The vulnerable Black rook and White’s advanced b-pawn combine to bring home the point for Navara. The finale: 26…Re3 27. b6 Rd7 (Nb5 28. b7 Rxe4 [Nxd4 29. Rxd4 Bg4 30. Rdc4] 29. Nxe6+ Rxe6 30. Rdc2 Na7 31. Rc8 Nxc8 32. b8=Q and wins) 28. Rdc2 Ke8 29. Nxe6 fxe6 30. Rc7 (decisive Black can’t take the rook and he can’t ignore it either) Rxc7 31. Rxc7, and Black resigns facing 31…Nc6 (Nb5 32. Re7+ Kd8 33. b7) 32. Rxc6 Rxe4 33. Rc4 Re1+ 34. Kf2 Re5 35. a4 d5 36. Rc8+ Kf7 37. b7, winning.

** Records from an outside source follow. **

enum { P2F_NONE = 0, P2F_BITMAP = 1, P2F_SLOT = 2 };
template <int FILTER, bool FSMALL>
__global__ void __launch_bounds__(P2F_NT) k_rx_p2f(IndexView iv, RxView rx)
{
    constexpr bool SLOT = FILTER == P2F_SLOT;
    constexpr int CAPMAX = SLOT ? P2F_SLOTS : RX_B;
    __shared__ __attribute__((aligned(16))) uint32_t s_bits[SLOT ? P2F_SLOT_WORDS : (1 << P2F_LOGBITS) / 32];
    __shared__ __attribute__((aligned(16))) uint64_t sbuf[CAPMAX];
    __shared__ uint32_t t_vs[P2F_NT + 64];
    __shared__ uint32_t t_off[P2F_NT];
    __shared__ uint16_t t_aux[RX_B / 64 + 1];
    __shared__ uint32_t t_last;
    __shared__ uint32_t t_sbits[2][RX_B / 32];
    __shared__ uint32_t t_empty[2];
    __shared__ __attribute__((aligned(8))) uint32_t s_cnt2[2][RX_MAXF + 2 + 64];
    __shared__ uint32_t s_base[RX_MAXF + 1], s_wave[4];
    __shared__ uint32_t s_b0[P2F_KMAX], s_v0[P2F_KMAX];
    __shared__ uint32_t s_tot[3][P2F_NT / 64];
    __shared__ uint32_t s_idx;
    const int tid = threadIdx.x, lane = tid & 63;
    const uint32_t wave = (uint32_t)__builtin_amdgcn_readfirstlane(tid >> 6);
    const uint32_t NB = rx.NB;
    const int F2 = (int)rx.F2, w = rx.w;
    const uint32_t bmask = SLOT ? (1u << P2F_LOGBITS) - 1u : (1u << (rx.w + rx.f2)) - 1u;
    const uint32_t gs = (uint32_t)rx.occ_shift;
    constexpr bool nofilt = FILTER == P2F_NONE;
    const uint32_t nwords = nofilt ? 0u : SLOT ? (uint32_t)P2F_SLOT_WORDS
                                               : (((uint32_t)F2 << w) >> gs) / 32u;
    unsigned long long *const multi_stat =
        &iv.stats[(size_t)(blockIdx.x % KMM_STAT_SHARDS) * KMM_STAT_STRIDE + KMM_STAT_RX_MULTI];
    const uint32_t spare = rx_spare_key();
    uint32_t gathered = 0, dropped = 0;
    const uint32_t cs = (rx.F1 + 7u) / 8u;
    const uint32_t P2F_K = rx.p2f_k;
    const uint32_t limit = ((rx.ctrl[2] + P2F_K - 1u) / P2F_K) * cs;
    const uint32_t home = rx_xcc_id();
    if (tid <= F2)
        s_cnt2[0][tid] = s_cnt2[1][tid] = 0;
    RX_PT_DECL;

    struct RunDesc {
        uint32_t a, b;
    };
    for (uint32_t turn = 0; turn < 8u; ++turn) {
    const uint32_t sub = (home + turn) & 7u;
    for (;;) {
        if (tid == 0)
            s_idx = rx_pop(rx.queue, sub, limit);
        __syncthreads();
        const uint32_t idx = s_idx;
        __syncthreads();
        if (idx >= limit)
            break;
        const uint32_t cu = idx / cs, cc = sub * cs + idx % cs;
        if (cc >= rx.F1)
            continue;
        const uint32_t ib = rx.item_base[cc], n_items_c = rx.item_base[cc + 1] - ib;
        if (cu * P2F_K >= n_items_c)
            continue;
        const uint32_t j0 = cu * P2F_K;
        const uint32_t n_it = n_items_c - j0 < P2F_K ? n_items_c - j0 : P2F_K;
        const uint32_t Tc = rx.T1[cc];
        const uint16_t *S = rx.S1T + (size_t)cc * NB;
        const bool last_c = cc + 1u >= rx.F1;
        const uint16_t *SN = last_c ? rx.start1 + rx.F1 : S + NB;
        const uint32_t sn = last_c ? rx.F1 + 1u : 1u;
        if ((uint32_t)tid < n_it) {
            const uint2 d = rx.item_desc[ib + j0 + tid];
            s_b0[tid] = d.x;
            s_v0[tid] = d.y;
        }
        if (nofilt) {
        } else if (SLOT || gs == 0) {
            const uint4 *src = reinterpret_cast<const uint4 *>((SLOT ? rx.slots : rx.occ) + (size_t)cc * nwords);
            uint4 *dst = reinterpret_cast<uint4 *>(s_bits);
            for (uint32_t i = tid; i < nwords / 4u; i += P2F_NT)
                dst[i] = src[i];
            for (uint32_t i = (nwords & ~3u) + tid; !SLOT && i < nwords; i += P2F_NT)
                s_bits[i] = rx.occ[(size_t)cc * nwords + i];
        } else {
            const uint32_t *src = rx.occ + (((size_t)cc * nwords) << gs);
            for (uint32_t i = tid; i < nwords; i += P2F_NT) {
                uint32_t o = 0;
                if (gs == 1) {
                    const uint2 v = *reinterpret_cast<const uint2 *>(src + 2 * (size_t)i);
                    o = rx_fold2(v.x) | (rx_fold2(v.y) << 16);
                } else {
                    const uint4 v = *reinterpret_cast<const uint4 *>(src + 4 * (size_t)i);
                    o = rx_fold4(v.x) | (rx_fold4(v.y) << 8) | (rx_fold4(v.z) << 16) | (rx_fold4(v.w) << 24);
                }
                s_bits[i] = o;
            }
        }
        if (tid < 2 * (RX_B / 32))
            (&t_sbits[0][0])[tid] = 0u;
        if (tid < 2)
            t_empty[tid] = 0u;
        __syncthreads();

        auto item_lo = [&](uint32_t j) { return (j0 + j) * (uint32_t)RX_B; };
        auto item_n = [&](uint32_t j) {
            const uint32_t lo = (j0 + j) * (uint32_t)RX_B;
            return Tc - lo < (uint32_t)RX_B ? Tc - lo : (uint32_t)RX_B;
        };
        auto load_desc = [&](uint32_t bb) {
            RunDesc r;
            const uint32_t b = bb + tid;
            r.a = 0; r.b = 0;
            if (b < NB) {
                r.a = S[b];
                r.b = SN[b * sn];
            }
            return r;
        };
        auto prescan = [&](RunDesc &r, uint32_t row) {
            const uint32_t len = r.b - r.a;
            r.a |= len << 16;
            r.b = wave_scan_incl(len);
            if (lane == 63)
                s_tot[row][wave] = r.b;
        };
        auto put_table = [&](const RunDesc &r, uint32_t v0, uint32_t row, uint32_t lo, uint32_t hi, int mb = -1) {
            const uint32_t len = r.a >> 16, st = r.a & 0xFFFFu;
            const uint32_t tot = s_tot[row][lane & 15];
            const uint32_t below = (uint32_t)__builtin_amdgcn_readlane((int)wave_scan_incl((uint32_t)lane < wave ? tot : 0u), 15);
            const uint32_t vs = v0 + below + r.b - len, ve = vs + len;
            if (mb >= 0 && vs > lo && vs < hi) {
                if (len > 0u)
                    atomicOr(&t_sbits[mb][(vs - lo) >> 5], 1u << ((vs - lo) & 31u));
                else
                    t_empty[mb] = 1u;
            }
            t_vs[tid] = vs;
            t_off[tid] = (uint32_t)tid * RX_B + st - vs;
            if (tid == P2F_NT - 1) {
                t_vs[P2F_NT] = ve;
                if (ve < hi)
                    t_last = P2F_NT - 1;
            }
            const uint32_t from = vs > lo ? vs : lo, to = ve < hi ? ve : hi;
            if (from < to) {
                for (uint32_t a = (from - lo + 63u) >> 6; lo + (a << 6) < to; ++a)
                    t_aux[a] = (uint16_t)tid;
                if (to == hi)
                    t_last = (uint32_t)tid;
            }
        };
        auto fill = [&](auto merge_tag, uint32_t bb, uint32_t lo, uint32_t n, uint32_t c_lo, uint32_t c_hi,
                        uint64_t (&x)[P2F_KPT], int mb = -1) {
            constexpr bool MERGE = decltype(merge_tag)::value;
            const uint32_t c_end = lo + n < c_hi ? lo + n : c_hi;
            const uint32_t a0 = wave * 8u;
            uint32_t av = 0;
            {
                const uint32_t pa = lo + ((a0 + (uint32_t)lane) << 6);
                const uint32_t ia = a0 + ((uint32_t)lane <= 8u ? (uint32_t)lane : 8u);
                const uint32_t aux = t_aux[ia];
                av = pa < c_lo ? 0u : (pa < c_end ? aux : t_last);
            }
            uint32_t A[P2F_KPT + 1];
#pragma unroll
            for (int i = 0; i <= P2F_KPT; ++i)
                A[i] = (uint32_t)__builtin_amdgcn_readlane((int)av, i);
            uint32_t v[P2F_KPT], pos[P2F_KPT], len_max = 0;
            const uint32_t e0 = (a0 << 6) + (uint32_t)lane;
            auto n_below = [&](uint32_t bound) {
                const int32_t c = ((int32_t)(bound - lo) - (int32_t)e0 + 63) >> 6;
                return (uint32_t)(c < 0 ? 0 : (c > P2F_KPT ? P2F_KPT : c));
            };
            const uint32_t vmask = ((1u << n_below(c_end)) - 1u) & ~((1u << n_below(c_lo)) - 1u);
#pragma unroll
            for (int u = 0; u < P2F_KPT; ++u) {
                v[u] = lo + e0 + ((uint32_t)u << 6);
                pos[u] = A[u];
                const uint32_t len = A[u + 1] > A[u] ? A[u + 1] - A[u] : 0u;
                len_max = len > len_max ? len : len_max;
            }
            bool by_bits = false;
            if (!MERGE && mb >= 0 && t_empty[mb] == 0u) {
                by_bits = true;
                const uint32_t mw = t_sbits[mb][a0 * 2u + ((uint32_t)lane & 15u)];
#pragma unroll
                for (int u = 0; u < P2F_KPT; ++u) {
                    const uint32_t mlo = (uint32_t)__builtin_amdgcn_readlane((int)mw, 2 * u);
                    const uint32_t mhi = (uint32_t)__builtin_amdgcn_readlane((int)mw, 2 * u + 1);
                    const uint64_t m1 = (((uint64_t)mhi << 32) | mlo) >> 1;
                    pos[u] += __builtin_amdgcn_mbcnt_hi((uint32_t)(m1 >> 32), __builtin_amdgcn_mbcnt_lo((uint32_t)m1, 0u));
                }
                len_max = 0;
            }
            if (!by_bits) {
            const uint32_t span = A[P2F_KPT] > A[0] ? A[P2F_KPT] - A[0] : 0u;
            if (span < 64u) {
                const uint32_t sv = t_vs[A[0] + (uint32_t)lane];
#pragma unroll
                for (int u = 0; u < P2F_KPT; ++u) {
                    for (uint32_t i = A[u] + 1u; i <= A[u + 1]; ++i) {
                        const uint32_t st = (uint32_t)__builtin_amdgcn_readlane((int)sv, (int)(i - A[0]));
                        pos[u] += v[u] >= st ? 1u : 0u;
                    }
                }
                len_max = 0;
            }
            }
            for (uint32_t stp = len_max ? 1u << (31 - __builtin_clz(len_max)) : 0u; stp >= 1u; stp >>= 1) {
#pragma unroll
                for (int u = 0; u < P2F_KPT; ++u) {
                    const uint32_t cand = pos[u] + stp;
                    const uint32_t t = t_vs[cand <= A[u + 1] ? cand : A[u + 1]];
                    pos[u] = (cand <= A[u + 1] && t <= v[u]) ? cand : pos[u];
                }
            }
            const uint32_t bbs = (uint32_t)__builtin_amdgcn_readfirstlane((int)bb);
            const char *base = reinterpret_cast<const char *>(rx.buf1 + (size_t)bbs * RX_B);
            const size_t left = (size_t)NB * RX_B - (size_t)bbs * RX_B;
            const uint32_t lim = left > 0x1FFFFFFFull ? 0x1FFFFFFFu : (uint32_t)left - 1u;
#pragma unroll
            for (int u = 0; u < P2F_KPT; ++u) {
                uint32_t el = t_off[pos[u]] + v[u];
                el = el < lim ? el : lim;
                const uint64_t y = RX_LOAD2(reinterpret_cast<const uint64_t *>(base + (el << 3)));
                x[u] = (!MERGE || ((vmask >> u) & 1u)) ? y : x[u];
#if RX_PROBE_P2R
                if (u % RX_PROBE_P2R == 0) {
                    const size_t all = (size_t)NB * RX_B, far = ((size_t)bbs * RX_B + el + all / 2) % all;
                    const uint64_t z = RX_LOAD2(rx.buf1 + far);
                    asm volatile("" ::"v"(z));
                }
#endif
            }
            return vmask;
        };

        uint32_t cover = 0, b0 = 0;
        RunDesc rd;
        rd.a = 0; rd.b = 0;
        auto more_rounds = [&](uint32_t j, uint64_t (&x)[P2F_KPT], uint32_t &vm) {
            const uint32_t lo = item_lo(j), n = item_n(j), hi = lo + n;
            uint32_t bb = b0 + P2F_NT;
            while (cover < hi && bb < NB) {
                RunDesc r2 = load_desc(bb);
                prescan(r2, 2u);
                __syncthreads();
                put_table(r2, cover, 2u, lo, hi);
                __syncthreads();
                const uint32_t cover2 = t_vs[P2F_NT];
                vm |= fill(std::true_type(), bb, lo, n, cover, cover2, x);
                cover = cover2;
                bb += P2F_NT;
            }
            __syncthreads();
        };
        auto process = [&](uint32_t j, uint64_t (&xa)[P2F_KPT], uint32_t vma, uint64_t (&xb)[P2F_KPT], uint32_t &vmb) {
            const uint32_t item = ib + j0 + j;
            RX_PT(0);
            uint32_t keys[P2F_KPT], n_ok = 0;
            if (nofilt) {
#pragma unroll
                for (int u = 0; u < P2F_KPT; ++u) {
                    const uint32_t ok = (vma >> u) & 1u;
                    n_ok += ok;
                    keys[u] = ok ? __builtin_amdgcn_ubfe((uint32_t)xa[u], (uint32_t)w, (uint32_t)rx.f2) : spare;
                }
            } else {
#pragma unroll
                for (int u = 0; u < P2F_KPT; ++u) {
                    const uint32_t xl = (uint32_t)xa[u];
                    const uint32_t bit = SLOT ? rx_filter_slot(xl & bmask, xa[u] >> P2F_LOGBITS)
                                              : (xl & bmask) >> gs;
                    const uint32_t ok = (s_bits[bit >> 5] >> (bit & 31u)) & (vma >> u) & 1u;
                    n_ok += ok;
                    keys[u] = ok ? __builtin_amdgcn_ubfe(xl, (uint32_t)w, (uint32_t)rx.f2) : spare;
                }
            }
            gathered += (uint32_t)__popc(vma);
            dropped += (uint32_t)__popc(vma) - n_ok;
            RX_PT(5);
            if (j + 2u < n_it)
                prescan(rd, j & 1u);
            if (j + 1u < n_it) {
                const uint32_t lo1 = item_lo(j + 1u), n1 = item_n(j + 1u);
                b0 = s_b0[j + 1u];
                cover = t_vs[P2F_NT];
                vmb = fill(std::false_type(), b0, lo1, n1, lo1, cover, xb, (int)((j + 1u) & 1u));
                if (cover < lo1 + n1)
                    more_rounds(j + 1u, xb, vmb);
            }
            RX_PT(1);
            auto fine = [&](int i) { return keys[i]; };
            auto mid = [&]() {
                if (j + 2u < n_it) {
                    put_table(rd, s_v0[j + 2u], j & 1u, item_lo(j + 2u), item_lo(j + 2u) + item_n(j + 2u), (int)(j & 1u));
                    if (j + 3u < n_it)
                        rd = load_desc(s_b0[j + 3u]);
                }
            };
            rx_sort_emit<P2F_KPT, false, true, P2F_NT, false, decltype(fine), decltype(mid), (FSMALL ? 2 : 1), false, RxNoHook, CAPMAX>(
                xa, fine, F2, sbuf, s_cnt2[j & 1u], s_base, s_wave, rx.buf2 + (size_t)item * RX_B,
                rx.start2 + (size_t)item * (F2 + 1) RX_PT_ARG2, mid, P2F_KPT, -1, RxNoHook(),
                RX_PROBE_P2W ? rx.probe + (size_t)item * RX_B : nullptr, RX_PROBE_P2W, SLOT ? rx.p2f_cap : (uint32_t)RX_B,
                SLOT ? multi_stat : nullptr);
            if (tid < RX_B / 32)
                t_sbits[(j + 1u) & 1u][tid] = 0u;
            if (tid == 0)
                t_empty[(j + 1u) & 1u] = 0u;
        };

        uint64_t x0[P2F_KPT], x1[P2F_KPT];
        uint32_t vm0 = 0, vm1 = 0;
        b0 = s_b0[0];
        rd = load_desc(b0);
        prescan(rd, 0u);
        __syncthreads();
        put_table(rd, s_v0[0], 0u, item_lo(0), item_lo(0) + item_n(0), 0);
        if (n_it > 1u) {
            rd = load_desc(s_b0[1]);
            prescan(rd, 1u);
        }
        __syncthreads();
        cover = t_vs[P2F_NT];
        vm0 = fill(std::false_type(), b0, item_lo(0), item_n(0), item_lo(0), cover, x0, 0);
        __syncthreads();
        if (cover < item_lo(0) + item_n(0))
            more_rounds(0, x0, vm0);
        if (tid < RX_B / 32)
            t_sbits[0][tid] = 0u;
        if (tid == 0)
            t_empty[0] = 0u;
        if (n_it > 1u) {
            put_table(rd, s_v0[1], 1u, item_lo(1), item_lo(1) + item_n(1), 1);
            if (n_it > 2u)
                rd = load_desc(s_b0[2]);
        }
        __syncthreads();
        for (uint32_t j = 0; j < n_it; j += 2u) {
            process(j, x0, vm0, x1, vm1);
            if (j + 1u < n_it)
                process(j + 1u, x1, vm1, x0, vm0);
        }
    }
    }
#ifndef RX_PT_P1
    RX_PT_END(iv, 10);
#endif
    rx_stat_add(iv, 2, gathered);
    rx_stat_add(iv, KMM_STAT_RX_DROPPED, dropped);
}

Anand-Shirov, Leon, Spain, June 2011

1. d4 d5 2. c4 c6 3. Nf3 Nf6 4. Nc3 e6 5. Bg5 h6 6. Bh4 dxc4 7. e4 g5 8. Bg3 b5 9. Be2 Bb7 10. Qc2 Nbd7 11. Rd1 Nh5 12. d5 Nxg3 13. hxg3 Qb6 14. dxe6 fxe6 15. Nxg5 Bc5 16. Bh5+ Ke7 17. Nxe6 Ne5 18. Nxc5 Qxc5 19. Be2 Raf8 20. O-O Rhg8 21. b4 Qxb4 22. Qd2 Qc5 23. Qxh6 Bc8 24. Qh4+ Ke6 25. Qh6+ Ke7 26. Qh5 Kf6 27. Qh4+ Ke6 28. Nd5 cxd5 29. Rxd5 Qb6 30. Qh5 Qb8 31. Rfd1 Rf6 32. Rxe5+ Qxe5 33. Bg4+ Rxg4 34. Qe8# 1-0.

Navara-Moiseenko, Mulhouse, France, May 2011

1. e4 c5 2. Nf3 Nc6 3. d4 cxd4 4. Nxd4 e5 5. Nb5 d6 6. c4 Be7 7. N1c3 a6 8. Na3 Be6 9. Be2 Bg5 10. O-O Bxc1 11. Rxc1 Nf6 12. Nc2 O-O 13. Qd3 Qb6 14. b3 Nb4 15. Qe3 Qxe3 16. Nxe3 Nc6 17. Nc2 Rfd8 18. Rfd1 Kf8 19. g3 Rac8 20. f4 g6 21. Bf3 h5 22. Rd2 b5 23. cxb5 Na7 24. fxe5 Rxc3 25. exf6 Rxf3 26. Nd4 Re3 27. b6 Rd7 28. Rdc2 Ke8 29. Nxe6 fxe6 30. Rc7 Rxc7 31. Rxc7 1-0.